Снился пляж и набегающие на него белые барашки волн. Он никогда не видел моря вживую, но откуда-то знал, как шумит прибой. Как кричат чайки. Как поглаживает лицо легкий теплый бриз. Как бегут где-то в вышине белые пушистые клочки туч. Как мягко и приятно шевелится под ногами золотистый песок. Как заманчиво шелестят широколистные кипарисы.
Господи, какая же это идиллия! Полжизни, не задумываясь, отдал бы чтоб только оказаться в этом месте не во сне. С разгону вбежать в это бескрайнее синее море, поднять в воздух мириады брызг и отдать все свое тело, без остатка, в объятия нагретых щедрым южным солнцем волн. И больше ничего не просил бы от жизни. Клянусь, больше ничего…
Господи, как же красив был созданный Тобою мир! Так бы и созерцал его до скончания дней…

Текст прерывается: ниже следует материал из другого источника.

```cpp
template <typename QF, typename TF>
__device__ int dev_ksw_global2(int qlen, QF qf, int tlen, TF tf, const slx_opt &o, int w, uint8_t *z, int n_col, int *eh_h, int *eh_e)
{
    const int8_t *mat = o.mat;
    const int o_del = o.o_del, e_del = o.e_del, o_ins = o.o_ins, e_ins = o.e_ins;
    const int oe_del = o_del + e_del, oe_ins = o_ins + e_ins;
    int i, j;
    eh_h[0] = 0; eh_e[0] = DEV_MINUS_INF;
    for (j = 1; j <= qlen && j <= w; ++j) { eh_h[j] = -(o_ins + e_ins * j); eh_e[j] = DEV_MINUS_INF; }
    for (; j <= qlen; ++j) eh_h[j] = eh_e[j] = DEV_MINUS_INF;
    for (i = 0; i < tlen; ++i) {
        int f = DEV_MINUS_INF, h1, beg, end, t;
        const int8_t *qrow = mat + tf(i) * 5;
        beg = i > w ? i - w : 0;
        end = i + w + 1 < qlen ? i + w + 1 : qlen;
        h1 = beg == 0 ? -(o_del + e_del * (i + 1)) : DEV_MINUS_INF;
        uint8_t *zi = z ? z + (size_t)i * n_col : nullptr;
        for (j = beg; j < end; ++j) {
            int h, m = eh_h[j], e = eh_e[j];
// ... 310 lines not shown
        const int64_t l_pac = rfl_i64(R.l_pac);
        SortStage S;
        S.idx = S.ka = S.kb = S.m_qe = S.m_rid = S.m_w = nullptr; S.k64 = S.m_rb = nullptr; S.nmax = 0; S.lane = 0;
        if (ss) {
            S.idx = lds_uniform(ss->idx); S.k64 = lds_uniform(ss->k64); S.ka = lds_uniform(ss->ka); S.kb = lds_uniform(ss->kb);
            S.m_rb = lds_uniform(ss->m_rb); S.m_qe = lds_uniform(ss->m_qe); S.m_rid = lds_uniform(ss->m_rid); S.m_w = lds_uniform(ss->m_w);
            S.nmax = rfl_i32(ss->nmax); S.lane = ss->lane;
            n = rfl_i32(n);
        }
        const bool staged = ss != nullptr && n <= S.nmax && n >= 2;
        glb_ptr<DReg> Gg = as_glb(G);
        glb_ptr<int> ag = as_glb(a);
        if (staged) { Gg = as_glb_uniform(G); ag = as_glb_uniform(a); }
        const bool dbg = ck.dbg_cyc && ck.dbg_stage == 2;
        unsigned long long t0 = dbg ? __builtin_readcyclecounter() : 0ull, t1 = t0, t2 = t0, t3 = t0;
        auto sort_handles = [&](int m, auto fill, auto less_lds, auto less_glb) {
            if (!staged) { ks_introsort_idx(m, a, less_glb); return; }
            __threadfence_block();
            for (int i = S.lane; i < m; i += 64) { const int h = ag[i]; S.idx[i] = h; fill(h); }
            fin_sync<MAXQ>();
            bool tie = m > 768;
            if (!tie) for (int e = S.lane; e < m; e += 64) {
                const int he = S.idx[e];
                int rank = 0;
                for (int j = 0; j < m; ++j) {
                    const int hj = S.idx[j];
                    const bool lt = less_lds(hj, he);
                    rank += lt ? 1 : 0;
                    if (!lt && j != e && !less_lds(he, hj)) tie = true;
                }
                S.m_w[e] = rank;
            }
            if (!__any(tie)) {
                fin_sync<MAXQ>();
                for (int e = S.lane; e < m; e += 64) S.m_rid[S.m_w[e]] = S.idx[e];
                fin_sync<MAXQ>();
                for (int e = S.lane; e < m; e += 64) { const int h = S.m_rid[e]; S.idx[e] = h; ag[e] = h; }
            } else {
                fin_sync<MAXQ>();
                if (S.lane == 0) ks_introsort_idx(m, S.idx, less_lds);
                fin_sync<MAXQ>();
                for (int i = S.lane; i < m; i += 64) ag[i] = S.idx[i];
            }
            fin_sync<MAXQ>();
            __threadfence_block();
        };
        if (staged) { for (int i = S.lane; i < n; i += 64) ag[i] = i; __threadfence_block(); }
        else for (int i = 0; i < n; ++i) a[i] = i;
        if (n > 1) {
            sort_handles(n, [&](int h) { S.k64[h] = Gg[h].re; },
                         [&](int x, int y) { return S.k64[x] < S.k64[y]; },
                         [&](int x, int y) { return G[x].re < G[y].re; });
            if (dbg) t1 = __builtin_readcyclecounter();
            if (defer && !staged && n <= 64) {
                for (int i = 1; i < n; ++i) {
                    const DReg &p = G[a[i]];
                    if (p.rid != G[a[i - 1]].rid || p.rb >= G[a[i - 1]].re + opt.max_chain_gap) continue;
                    for (int j = i - 1; j >= 0 && p.rid == G[a[j]].rid && p.rb < G[a[j]].re + opt.max_chain_gap; --j) {
                        const DReg &q = G[a[j]];
                        if (q.rb < p.rb && dev_patch_pre(R, opt, q.rb, q.re, q.qb, q.qe, q.w, p.rb, p.re, p.qb, p.qe, p.w) >= 0) { *defer = true; return -1; }
                    }
                }
            }
            if (staged) { for (int i = S.lane; i < n; i += 64) Gg[i].n_comp = 1; __threadfence_block(); }
            else for (int i = 0; i < n; ++i) G[a[i]].n_comp = 1;
// ... 111 lines not shown
                    const int i = base + S.lane;
                    const int h = i < n_in ? S.idx[i] : 0;
                    const bool keep = i < n_in && (i < first_forced || S.m_qe[h] > S.kb[h]);
                    const unsigned long long km = __ballot(keep);
                    const int pos = m + (int)__builtin_amdgcn_mbcnt_hi((uint32_t)(km >> 32), __builtin_amdgcn_mbcnt_lo((uint32_t)km, 0u));
                    if (keep) ag[pos] = h;
                    m += (int)__popcll(km);
                }
                __threadfence_block();
                return m;
            };
            int m = 0;
            if (staged) m = compact_staged(n, 0);
            else for (int i = 0; i < n; ++i) if (G[a[i]].qe > G[a[i]].qb) a[m++] = a[i];
            n = m;
            sort_handles(n, [&](int h) { S.ka[h] = Gg[h].score; S.k64[h] = Gg[h].rb; S.kb[h] = Gg[h].qb; },
                         [&](int x, int y) {
                             const int sx = S.ka[x], sy = S.ka[y];
                             const int64_t bx = S.k64[x], by = S.k64[y];
                             return sx > sy || (sx == sy && (bx < by || (bx == by && S.kb[x] < S.kb[y])));
                         },
                         [&](int x, int y) {
                             const DReg &X = G[x], &Y = G[y];
                             return X.score > Y.score || (X.score == Y.score && (X.rb < Y.rb || (X.rb == Y.rb && X.qb < Y.qb)));
                         });
            if (staged) {
                for (int i = 1 + S.lane; i < n; i += 64) {
                    const int h = S.idx[i], hp = S.idx[i - 1];
                    if (S.ka[h] == S.ka[hp] && S.k64[h] == S.k64[hp] && S.kb[h] == S.kb[hp]) { Gg[h].qe = S.kb[h]; S.m_qe[h] = S.kb[h]; }
                }
                fin_sync<MAXQ>();
// ... 65 lines not shown
                int n_pri = 0;
                for (int base = 0; base < n; base += 64) {
                    const int i = base + lane;
                    bool pri = false;
                    if (i < n) {
                        const int h = ag[i];
                        const glb_ptr<DReg> p = Gg + h;
                        p->sub = 0; p->secondary = -1; p->hash = dev_hash_64(id + (uint64_t)i);
                        const int al = ref_is_alt(R, p->rid);
                        l_alt[h] = al;
                        pri = !al;
                    }
                    n_pri += (int)__popcll(__ballot(pri));
                }
                __threadfence_block();
                sort_handles(n, [&](int h) { S.ka[h] = Gg[h].score; S.k64[h] = (int64_t)Gg[h].hash; },
                             [&](int x, int y) {
                                 const int sx = S.ka[x], sy = S.ka[y];
                                 if (sx != sy) return sx > sy;
                                 const int ax = l_alt[x], ay = l_alt[y];
                                 return ax < ay || (ax == ay && (uint64_t)S.k64[x] < (uint64_t)S.k64[y]);
                             },
                             [&](int x, int y) { return false; });
                core_staged(n, l_alt);
                if (n_pri < n) {
                    for (int i = lane; i < n; i += 64) { const int h = S.idx[i], sidx = Gg[h].secondary; l_par[h] = sidx >= 0 ? S.idx[sidx] : -1; }
                    fin_sync<MAXQ>();
                    if (n_pri > 0)
                        sort_handles(n, [&](int h) { S.ka[h] = Gg[h].score; S.k64[h] = (int64_t)Gg[h].hash; },
                                     [&](int x, int y) {
                                         const int ax = l_alt[x], ay = l_alt[y];
                                         if (ax != ay) return ax < ay;
                                         const int sx = S.ka[x], sy = S.ka[y];
                                         return sx > sy || (sx == sy && (uint64_t)S.k64[x] < (uint64_t)S.k64[y]);
                                     },
                                     [&](int x, int y) { return false; });
                    const lds_ptr<int> l_rank = (lds_ptr<int>)S.k64;
                    fin_sync<MAXQ>();
                    for (int i = lane; i < n; i += 64) l_rank[S.idx[i]] = i;
                    fin_sync<MAXQ>();
                    for (int i = lane; i < n; i += 64) {
                        const int h = S.idx[i], ph = l_par[h];
                        if (ph >= 0) { par[h] = l_rank[ph]; if (l_alt[h]) Gg[h].secondary = 0x7fffffff; }
                        else par[h] = -1;
// ... 5 lines not shown
                } else
                    for (int i = lane; i < n; i += 64) { const int h = S.idx[i]; par[h] = Gg[h].secondary; }
                __threadfence_block();
                fin_sync<MAXQ>();
            } else if (R.ann_alt) {
                dev_mark_primary_alt(R, opt, w, n, id);
            } else {
            if (staged) {
                for (int i = S.lane; i < n; i += 64) { const glb_ptr<DReg> p = Gg + ag[i]; p->sub = 0; p->secondary = -1; p->hash = dev_hash_64(id + (uint64_t)i); }
                __threadfence_block();
            } else for (int i = 0; i < n; ++i) {
                DReg &p = G[a[i]];
                p.sub = 0; p.secondary = -1;
                p.hash = dev_hash_64(id + (uint64_t)i);
            }
            sort_handles(n, [&](int h) { S.ka[h] = Gg[h].score; S.k64[h] = (int64_t)Gg[h].hash; },
                         [&](int x, int y) {
                             const int sx = S.ka[x], sy = S.ka[y];
                             return sx > sy || (sx == sy && (uint64_t)S.k64[x] < (uint64_t)S.k64[y]);
                         },
                         [&](int x, int y) {
                             const DReg &X = G[x], &Y = G[y];
                             return X.score > Y.score || (X.score == Y.score && X.hash < Y.hash);
                         });
            if (staged) core_staged(n, nullptr);
            else {
            int *z = w.ib, nz = 0;
            z[nz++] = 0;
            for (int i = 1; i < n; ++i) {
                int k;
                DReg &ai = G[a[i]];
// ... 67 lines not shown
```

Очнувшись, Крысолов первым делом взглянул на часы и был приятно удивлен — он проспал почти четыре с половиной часа. Неплохой результат. Все же лучше, чем надвинув на глаза кепку и скрестив на груди руки полулежать в запыленной кабине и отгонять от себя словно назойливых мух отрицательные мысли. И хотя в ногах даже после сна все еще чувствовалась тяжесть, прилив сил сон, безусловно, обеспечил.
— Спали? Счастливчик. А у меня бессонница уже с месяц. Крысы…

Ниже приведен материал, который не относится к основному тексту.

__global__ __launch_bounds__(256) void rt_darktab_kernel(const uint32_t *__restrict__ map, int W, int cols, uint32_t *__restrict__ tab)
{
    const int H = W, strip = blockIdx.x, t = blockIdx.y, c0 = strip * SD_OUT;
    const int ra = max(SD_T * t - SD_HL, 0), rb = min(SD_T * t + SD_T - 1 + SD_HR, H - 1);
    const int xa = max(c0 - 1 - SD_HL, 0), xb = min(c0 - 1 + SD_PC - 1 + SD_HR, W - 1);
    const int nx = xb - xa + 1, n = max(0, rb - ra + 1) * max(0, nx);
    int lit = 0;
    for (int i = threadIdx.x; i < n; i += 256) {
        const int r = ra + i / nx, c = xa + i % nx;
        if ((int)(map[(int64_t)r * W + c] & 4095u) < cols) lit = 1;
    }
    lit = __syncthreads_or(lit);
    if (threadIdx.x == 0 && !lit) atomicOr(&tab[strip * SD_DT_WORDS + (t >> 5)], 1u << (t & 31));
}
__global__ __launch_bounds__(256) void rt_darkskip_kernel(int nt, uint32_t *__restrict__ tab)
{
    uint32_t *T = tab + blockIdx.x * SD_DT_WORDS;
    const int t = threadIdx.x;
    auto dark = [&](int q) { return q < 0 || q >= nt || ((T[q >> 5] >> (q & 31)) & 1u); };
    auto skip = [&](int j) { return dark(j - 1) && dark(j) && dark(j + 1); };
    if (skip(t + 4)) atomicOr(&T[8 + (t >> 5)], 1u << (t & 31));
    if (t == 0) {
        int first = nt, last = -1;
        for (int q = 0; q < nt; q++)
            if (!dark(q)) { if (first == nt) first = q; last = q; }
        T[16] = (uint32_t)first; T[17] = (uint32_t)last;
    }
}

template <int P> struct SdTag { static constexpr int value = P; };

Приподнявшись на локтях, Кирилл Валериевич изумленным взглядом окинул забравшегося на переднее колесо трактора поникшего, изнуренного, с синими мешками у глаз то ли от недосыпания, то ли от всей прожитой жизни старика. Вспомнились слова Стахова, когда он рассказывал, как тот подслушал его разговор с одним из новичков. Что тут скажешь, умеет старик подкрасться незаметно, умеет.
— Что вы сказали? — выдавил Крысолов из себя, все еще находясь в дремотном состоянии, не в силах избавиться от мысли, что старик присутствовал не только здесь, на этом колесе, но и в его голове, наблюдая за разыгравшейся там баталии.
— Крысы, говорю, — поднял брови Василий Андреевич. — Только закрываю глаза, и вижу целые полчища. Как ж тут уснешь?
— Знакомо, — честно ответил Крысолов.
— У вас тоже такое бывает? — неподдельно удивился старый полковник.
— Если выражаться фигурально, то — да, бывает. Хотя чаще они имеют форму вопросительных знаков. — Крысолов приподнялся и сел, опершись спиной на решетку лобового стекла.
— Вопросы… Сомнения… Да-а-а… — будто погрузившись в мир прошлого, задумчиво протянул Василий Андреевич. — Рано или поздно они одолевают каждого человека, не говоря уже о тех, на кого возложена большая ответственность. Поверьте, Кирилл Валериевич, я понимаю вас больше чем кто-либо. И знаю, какие думы тяготят вам сердце. Но вам, в отличии от меня, еще не за что чувствовать вину. Вы все делаете правильно, и люди доверяют вам. А доверие — это самое главное, уж поверьте.